米民間調査、新型コロナで米国世帯の約2割が貯蓄を全て失ったと報告

(米国)

ニューヨーク発

2021年10月20日

米国のナショナル・パブリック・ラジオ(NPR)とロバート・ウッド・ジョンソン財団、ハーバード大学公衆衛生大学院は10月12日、共同で実施した調査PDFファイル(外部サイトへ、新しいウィンドウで開きます)で、新型コロナウイルス感染拡大による経済的困難によって米国の世帯の19%が貯蓄を全て失ったとの結果を明らかにした。調査は8月2日から9月7日の間、全米の18歳以上の3,616人を対象にインタビュー形式で実施した。
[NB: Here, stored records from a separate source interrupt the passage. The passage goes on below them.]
## Stage per-limb topology constants and rollout time/frame tables in LDS for looping limb kernel

In the looping tile path, the kernel now precomputes compact per-limb records (masses, node, hinge and foot indices, root kid info) and copies the rollout's t_tab and kinematic frames into shared memory once per wavefront. Inner-loop steps read these from LDS instead of chasing hs_topo and RolloutWS through global memory. The tile slot word is selected with register selects rather than an indexed load, and the joint-velocity and big-angle checks use batched ktab loads. The cost is extra LDS per wavefront, which may lower occupancy, plus a one-time copy at kernel start.

```diff
diff --git a/hslabs_amd/csrc/hs_limb.h b/hslabs_amd/csrc/hs_limb.h
--- a/hslabs_amd/csrc/hs_limb.h
+++ b/hslabs_amd/csrc/hs_limb.h
@@ -135,11 +135,11 @@
 }
 
 __device__ __attribute__((always_inline)) inline A34 limb_frame(const hs_topo* T, int L, bool straight, const bool own,
-                                                                const RolloutWS& W, int row, const real* u, real tv,
-                                                                BodyS& ob) {
+                                                                const RolloutWS& W, const KinFrames& kf, int row,
+                                                                const real* u, real tv, BodyS& ob) {
   if (straight) {
-    if (own) ob = body_straight(W.kf.own[L][0], u, tv);
-    return frame_at(load34r(W.kf.J0[L]), u, tv);
+    if (own) ob = body_straight(kf.own[L][0], u, tv);
+    return frame_at(load34r(kf.J0[L]), u, tv);
   }
   A34 A = load34r(W.ktor[row] + 6);
   const int clen = T->limb_chain_len[L];
@@ -321,6 +321,64 @@
 }
 #undef FDBG
 
+struct LimbLaneK {
+  real m[3], mown;
+  uint32_t nodes;
+  uint32_t hf;
+  uint32_t kid;
+  uint32_t pad_;
+};
+static_assert(HS_NMAX < 256 && HS_LMAX < 256, "LimbLaneK packs node, hinge and foot indices into bytes");
+struct LimbRolloutK {
+  real t_tab[HS_KTAB];
+  KinFrames kf;
+};
+static_assert(offsetof(RolloutWS, kf) == offsetof(RolloutWS, t_tab) + sizeof(real[HS_KTAB]) &&
+                  offsetof(LimbRolloutK, kf) == sizeof(real[HS_KTAB]),
+              "LimbRolloutK mirrors RolloutWS from t_tab through kf");
+
+template <bool LOOP>
+struct LimbModelK {
+  const hs_topo* T;
+  const LimbLaneK* k;
+  __device__ bool own(int L) const {
+    if constexpr (LOOP) return (k[L].kid >> 16) & 1;
+    else return T->limb_own_n[L] > 0;
+  }
+  __device__ int node(int L, int kk) const {
+    if constexpr (LOOP) return (k[L].nodes >> (8 * kk)) & 255;
+    else return T->limb_node[L][kk];
+  }
+  __device__ int own_node(int L) const {
+    if constexpr (LOOP) return k[L].nodes >> 24;
+    else return T->limb_own[L][0];
+  }
+  __device__ real mass(int L, int kk) const {
+    if constexpr (LOOP) return k[L].m[kk];
+    else return (real)T->mass[T->limb_node[L][kk]];
+  }
+  __device__ real mass_own(int L) const {
+    if constexpr (LOOP) return k[L].mown;
+    else return (real)T->mass[T->limb_own[L][0]];
+  }
+  __device__ int hinge(int L, int kk) const {
+    if constexpr (LOOP) return (k[L].hf >> (8 * kk)) & 255;
+    else return T->link[L][kk].hinge;
+  }
+  __device__ int foot(int L) const {
+    if constexpr (LOOP) return k[L].hf >> 24;
+    else return T->link[L][2].foot;
+  }
+  __device__ int kid(int l) const {
+    if constexpr (LOOP) return k[l].kid & 255;
+    else return T->node[0].kids[l];
+  }
+  __device__ int kid_size(int l, int c) const {
+    if constexpr (LOOP) return (k[l].kid >> 8) & 255;
+    else return T->node[c].size;
+  }
+};
+
 
 __device__ inline const limb_tile_entry& limb_tile_entry_of(const limb_tile_desc& d, int tile) { return d.tile[tile]; }
 static_assert(HS_LMAX < LG, "lane LG - 1 of a group must not be a limb lane (lane_push's idle target)");
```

調査によると、少なくとも1つの経済的困難に「直面した」と答えた割合は全体で38%だが、年収5万ドル未満の世帯では59%、5万ドル以上の世帯では18%と、世帯収入による差が明らかになった。特に、世帯収入が年間5万ドル未満の世帯では、貯蓄を全て失ったと回答した割合が30%に上るのに対し、5万ドル以上の世帯では9%にとどまった。

また、子供がいる世帯で、仕事をしなければならない際に託児施設の確保に「深刻な問題が生じた」と回答したのは全体で20%だが、年収5万ドル未満の世帯では27%、5万ドル以上の世帯では14%となった。

過去数カ月に直面した深刻な経済的困難の内容としては、「クレジットカードやローン、そのほか負債の支払い」が22%で、「医療費の負担」17%、「公共料金の支払い」16%が続いた。「医療費の負担」に関連して、18%の世帯が「経済的困難により必要なときに医療の提供を受けられなかった人がいる」と回答しており、結果として健康に悪影響が生じたと回答した割合はそのうちの76%となった。

そのほか、67%がここ数カ月の政府からの財政的援助によって助けられたと回答しているが、「大いに役に立った」は23%にとどまり、「少し役に立った」44%で、「役に立たなかった」は33%に上っている。

調査により、低・中所得層を中心に多くの世帯が新型コロナウイルスの影響で経済的困難に直面しており、これまでの支援策に必ずしも満足していないことが浮き彫りとなったが、連邦政府・議会は、低所得者向けの勤労所得税額控除や、児童税額控除の拡大、子育て・教育支援策などの政策を柱とする3兆5,000億ドル規模の投資計画を成立させようと審議を続けている(2021年10月5日記事2021年7月16日記事参照)。IMFは10月13日に公表した財政監視報告書外部サイトへ、新しいウィンドウで開きますの中で、3兆5,000億ドル規模の投資計画の基となっている「米国家族計画」について(2021年4月30日記事参照)、上記のような政策が実現すれば、米国の貧困率(注)は新型コロナウイルス感染拡大前の10.5%から7.6%に低下する見込みと試算している。同投資計画は規模の縮小も模索されているが、家計支援策がどの程度の規模で着地となるかが注目される。

(注)国勢調査局が定める年間所得の基準額を下回る世帯人口の割合。基準額は世帯の構成によって異なり、4人家族(18歳未満の子供2人)の場合は2万6,246ドル(参照表エクセルファイル(外部サイトへ、新しいウィンドウで開きます))。